#### WORK ORDER:
How many lines of the data include the string "const"? State the number and nothing else.

[Saved entries]
****

int tuning_set(Tuning &t, const char *name, const char *value, bool created)
{
    if (!name || !value) return fail(VRT_EINVAL, "NULL option name or value");
    const std::string nm(name), v(value);
    if (nm == "VRT_PATH") {
        static const char *paths[] = {"auto", "levels", "tiles", "steps", "patches"};
        for (int i = 0; i < 5; i++)
            if (v == paths[i]) { t.path = i; return VRT_OK; }
        if (v.empty()) { t.path = 0; return VRT_OK; }
        return fail(VRT_EINVAL, "VRT_PATH must be auto, levels, tiles, steps or patches");
    }
    char *end = nullptr;
    const long x = std::strtol(value, &end, 10);
    if (end == value || *end != 0) return fail(VRT_EINVAL, "option " + nm + " needs an integer value");
    struct { const char *name; int *field; long lo, hi; bool creation_only; } tab[] = {
        {"VRT_STEP_K", &t.step_K, 0, 18, false}, {"VRT_STEP_SINGLE", &t.step_single, 0, 1, false},
        {"VRT_STEP_PAIRS", &t.step_pairs, 0, 64, false}, {"VRT_STEP_XCD", &t.step_xcd, 0, 2, false},
        {"VRT_STEP_STREAMS", &t.step_streams, 1, 4, false}, {"VRT_STEP_LEVEL_MAP", &t.step_level_map, 0, 1, false},
        {"VRT_STEP_GROUP_DIR", &t.step_group_dir, 0, 1, false}, {"VRT_TILE_WIDE", &t.tile_wide, 0, 1, false},
        {"VRT_TILE_PRE", &t.tile_pre, 0, 1, false},
        {"VRT_PATCH_K", &t.patch_K, 1, 8, true}, {"VRT_PATCH_NT", &t.patch_NT, 64, 1024, true},
        {"VRT_PATCH_OWN", &t.patch_own, 0, 65535, true}, {"VRT_PATCH_Q", &t.patch_Q, 1, 4, false},
        {"VRT_PATCH_TARGET", &t.patch_target, 0, 1 << 20, false}, {"VRT_PATCH_SPLIT", &t.patch_split, 0, 4096, false}, {"VRT_PATCH_ORDER", &t.patch_order, 0, 1, false},
        {"VRT_PATCH_TIMELINE", &t.patch_timeline, 0, 1, false}, {"VRT_PAIR_BLOCK", &t.pair_block, 1, 16, true},
        {"VRT_PATCH_QUAD", &t.patch_quad, 0, 1, true}, {"VRT_PATCH_LEAN", &t.patch_lean, 0, 1, false},
        {"VRT_PATCH_CHAIN", &t.patch_chain, 0, 2, false}, {"VRT_CHAIN_PAIRS", &t.chain_pairs, 1, 256, false},
        {"VRT_CHAIN_SPIN", &t.chain_spin, 1, 1 << 20, false}, {"VRT_CHAIN_DATAFLAG", &t.chain_dataflag, 0, 2, false},
        {"VRT_LAMBDA_NATIVE", &t.lambda_native, 0, 1, false}, {"VRT_CHAIN_STATIC", &t.chain_static, 0, 1, false}, {"VRT_DEBUG_FLAGS", &t.debug_flags, 0, 1 << 20, false},
        {"VRT_DEBUG_SKIP_LEVELS", &t.debug_skip_levels, 0, 1, false}, {"VRT_TILE_DEBUG", &t.tile_debug, 0, 1, false},
    };
    for (auto &o : tab)
        if (nm == o.name) {
            if (o.creation_only && created)
                return fail(VRT_EINVAL, "option " + nm + " shapes what plan creation builds: preset it in the environment");
            if (x < o.lo || x > o.hi) return fail(VRT_EINVAL, "option " + nm + " out of range");
            *o.field = (int)x;
            return VRT_OK;
        }
    return fail(VRT_EINVAL, "unknown option " + nm);
}

int use_device(int device)
{
    if (device < 0)
        return fail(VRT_ENODEVICE, "host-only grid handle (device < 0): no compute without a HIP device");
    int cnt = 0;
    hipError_t e = hipGetDeviceCount(&cnt);
    if (e != hipSuccess || cnt <= 0)
        return fail(VRT_ENODEVICE, "no HIP device available (libvrt_hip has no CPU fallback)");
    if (device < 0 || device >= cnt) return fail(VRT_EINVAL, "device ordinal out of range");
    VRT_HIP_TRY(hipSetDevice(device));
    (void)hipGetLastError();
    return VRT_OK;
}

int use_current_device()
{
    int cnt = 0;
    if (hipGetDeviceCount(&cnt) != hipSuccess || cnt <= 0)
        return fail(VRT_ENODEVICE, "no HIP device available (libvrt_hip has no CPU fallback)");
    (void)hipGetLastError();
    return VRT_OK;
}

****

#### ANSWER SPACE:
5